# Dolphin canoes!



## LOUMan (Mar 20, 2007)

I was out at Black Point the other day and saw the guys from Dolphin Boats giving a canoe a wet test. Looks SWEET. Similar to a hi-sider but with a little better finish.Cant wait to see what they have in store. The one I saw had a 5hp in the back


----------



## ethan.weber (Apr 26, 2011)

sound pretty cool. if it is anything like my dolphin then it will be a great boat. did you talk to him or just see him testing it?


----------



## Jigalode (Sep 23, 2010)

Did some looking around & I found this on their Facebook page:



















They have more pictures available via their Facebook page.

https://www.facebook.com/pages/Dolphin-Boats/147523521939607


----------



## PLANKTON7 (Jun 14, 2011)

thats gay. a bunch of copy cats all of em. always replicated NEVER duplicated. gheenoe for life.


----------



## paint it black (Nov 3, 2007)

Saw this a few weeks ago. Terrible. I don't know what theyre thinking. That 3D logo on the front is ridiculous.


----------



## Flyline (Mar 3, 2008)

I dont know why this model copied to a 15.4 Gheenoe highsider? :-/


----------



## tguasjr (Mar 9, 2009)

Wow! they couldnt come up with their own skiff? Must be easier to copy a Hi-Sider!


----------



## COBRA (Dec 19, 2006)

Come on, is this a Halloween joke or something?


----------



## Guest (Nov 1, 2011)

Must be hard up. :


----------



## Taterides (Nov 10, 2008)

Their own original design.


----------



## PLANKTON7 (Jun 14, 2011)

ya i remember my first time holding a fishing rod.


----------



## noeettica (Sep 23, 2007)

Perhaps we should pitch in Buy one and test it ...

I am sure It can't hold up to the "real Deal"


----------



## tguasjr (Mar 9, 2009)

> Perhaps we should pitch in Buy one and test it ...
> 
> I am sure It can't hold up to the "real Deal"


Why would we give them our money? They are waaaaaay overpriced anyways.


----------



## Brett (Jul 16, 2008)

I'm not much for bad-mouthing something I haven't researched,
so I called the guys down at Dolphin to ask about the hull.
Yes, it is similar to the Gheenoe, but it is not a gheenoe.
Big difference is the hull layup schedule.
Starts with gelcoat, then 1-1/2 ounce mat skin coat to bond to the gelcoat
and provide solid adhesion for the #1708 E-glass Biaxial (+/-45) Cloth with 3/4 oz mat backing,
covered with a final layer of mat.
The transom is polyumac foam encapsulated in 'glass, same as on their bigger skiffs.
I don't know if Gheenoe builds that strong, pretty sure they use chopper gun layups.
That probably justifies the price difference, at least in my mind...

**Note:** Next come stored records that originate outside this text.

template <int N, int LB, class Src, class Aux, class Dst>
__device__ __forceinline__ void stage_n2(int tid, bool want_aux, Src src, Aux aux, Dst dst) {
  constexpr int IT = (N + 255) / 256;
#pragma unroll
  for (int i0 = 0; i0 < IT; i0 += LB) {
    float v[LB], a[LB];
#pragma unroll
    for (int l = 0; l < LB; ++l) {
      const int i = tid + (i0 + l) * 256;
// ... 306 lines not shown
    const int k = 4 * tg + kq;
    float v[4];
#pragma unroll
    for (int ci = 0; ci < 4; ++ci) v[ci] = k < K ? wg[((size_t)m * CG + ci) * K + k] : 0.f;
    wsb[tg][kq][m] = pack_bf16x4(v[0], v[1], v[2], v[3]);
  }
  __syncthreads();
  const int n = lane & 15, kq = lane >> 4;
  f32x4_t acc[4];
#pragma unroll
  for (int tl = 0; tl < 4; ++tl) acc[tl] = (f32x4_t){0.f, 0.f, 0.f, 0.f};
  const int tw = wave * 64;
#pragma unroll
  for (int tg = 0; tg < NTG; ++tg) {
    const s16x4_t a = wsb[tg][kq][n];
#pragma unroll
    for (int tl = 0; tl < 4; ++tl)
      acc[tl] = __builtin_amdgcn_mfma_f32_16x16x16bf16_1k(a, xs[kq][tw + tl * 16 + n + tg], acc[tl], 0, 0, 0);
  }
#pragma unroll
  for (int tl = 0; tl < 4; ++tl) {
    const int t = t0 + tw + tl * 16 + n;
    if (t >= Tout) continue;
#pragma unroll
    for (int r = 0; r < 4; ++r) {
      const int m = kq * 4 + r;
      float v = acc[tl][r] + (bias ? bias[g * MG + m] : 0.f);
      y[((size_t)b * G * MG + (size_t)g * MG + m) * Tout + t] = vcv_act(v, act, slope);
    }
  }
}
}

extern "C" int vcv_grouped41_fwd_bf16(const float* x, const float* w, const float* bias, float* y, int B, int G, int Mg,
                                      int Tin, int Tout, int out_act, float slope, void* stream) {
  if (!x || !w || !y || B <= 0 || G <= 0 || Tin <= 0 || Tout <= 0 || Mg != 16) return VCV_EINVAL;
  hipLaunchKernelGGL(grouped_fwd_mfma_bf16_kernel, dim3(vcv_cdiv(Tout, 256), G, B), dim3(256), 0, (hipStream_t)stream, x, w, bias,
                     y, G, Tin, Tout, out_act, slope);
  return vcv_check_launch();
}

extern "C" int vcv_grouped41_fwd(const float* x, const float* w, const float* bias, float* y, int B, int G, int Mg,
                                 int Tin, int Tout, int out_act, float slope, void* stream) {
  if (!x || !w || !y || B <= 0 || G <= 0 || Tin <= 0 || Tout <= 0 || (Mg != 4 && Mg != 16)) return VCV_EINVAL;
  dim3 grid(vcv_cdiv(Tout, 256), G, B);
  if (Mg == 16) hipLaunchKernelGGL(grouped_fwd_mfma_kernel, grid, dim3(256), 0, (hipStream_t)stream, x, w, bias, y, G, Tin, Tout, out_act, slope);
  else if (Tout <= 64)
    hipLaunchKernelGGL((grouped_fwd_kernel<4, 64>), dim3(vcv_cdiv(Tout, 64), vcv_cdiv(G, 4), B), dim3(256), 0, (hipStream_t)stream, x,
                       w, bias, y, G, Tin, Tout, out_act, slope);
  else if (Tout <= 128)
    hipLaunchKernelGGL((grouped_fwd_kernel<4, 128>), dim3(vcv_cdiv(Tout, 128), vcv_cdiv(G, 2), B), dim3(256), 0, (hipStream_t)stream,
                       x, w, bias, y, G, Tin, Tout, out_act, slope);
  else
    hipLaunchKernelGGL((grouped_fwd_kernel<4, 256>), grid, dim3(256), 0, (hipStream_t)stream, x, w, bias, y, G, Tin, Tout, out_act,
                       slope);
  return vcv_check_launch();
}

                                :-?


----------



## mulletboy (Jan 31, 2007)

I didnt see the price anywhere. Would like to know the weight too.


----------



## firecat1981 (Nov 27, 2007)

Gheenoes are just chopper glass unless they changed recently. With way Dolphin has there layup schedule the hull will be about 10 times stronger, but probably around the same weight as my highsider was. Maybe even lighter if it is bagged.

To me there is nothing wrong with a similar style of a popular design made with improvements, I bet not one person here can name me a totally radical and unique design that has come out on the small boat market in the last 40-50 years or so. That includes Gheenoes.


----------



## cutrunner (Jun 8, 2010)

Wow, seriously?. Gheenoee needs to file a lawsuit.. Firecat: how bout a craigcat lol


----------



## firecat1981 (Nov 27, 2007)

Craig cat's are considered a PWC, and is really just a take off of a catamaran/tunnel hull. If Gheenoe can sue them then every other manufacturer who used a flatback canoe design or the outrigger theory design (no, it wasn't a unique concept) could sue gheenoe too. 
Has anyone seen the bottom design yet? it could be completely different, doubtful, but still. You can clearly see the sides are designed in a different way to add rigidity, the seat design is different, and the transom is narrowed


----------



## TomFL (Oct 2, 2007)

> I'm not much for bad-mouthing something I haven't researched,
> so I called the guys down at Dolphin to ask about the hull.
> Yes, it is similar to the Gheenoe, but it is not a gheenoe.
> Big difference is the hull layup schedule.
> ...


Looks tippy 

Well it looks like it's not "like" a gheenoe. As far as construction and materials, it's clearly better than a gheenoe. It's built like a real boat, not a chopper hull spray job. 

Overpriced? Does anyone have any $$ specifics that would render it more "overpriced" than a $10k chopper gun built hull shell??

If the hull has similar performance characteristics, has better fit and finish (an easy task) it's a no-brainer for those who want and are willing to pay for a finer hull. Quite possibly a stiffer, lighter, better riding, safer and longer lasting hull. 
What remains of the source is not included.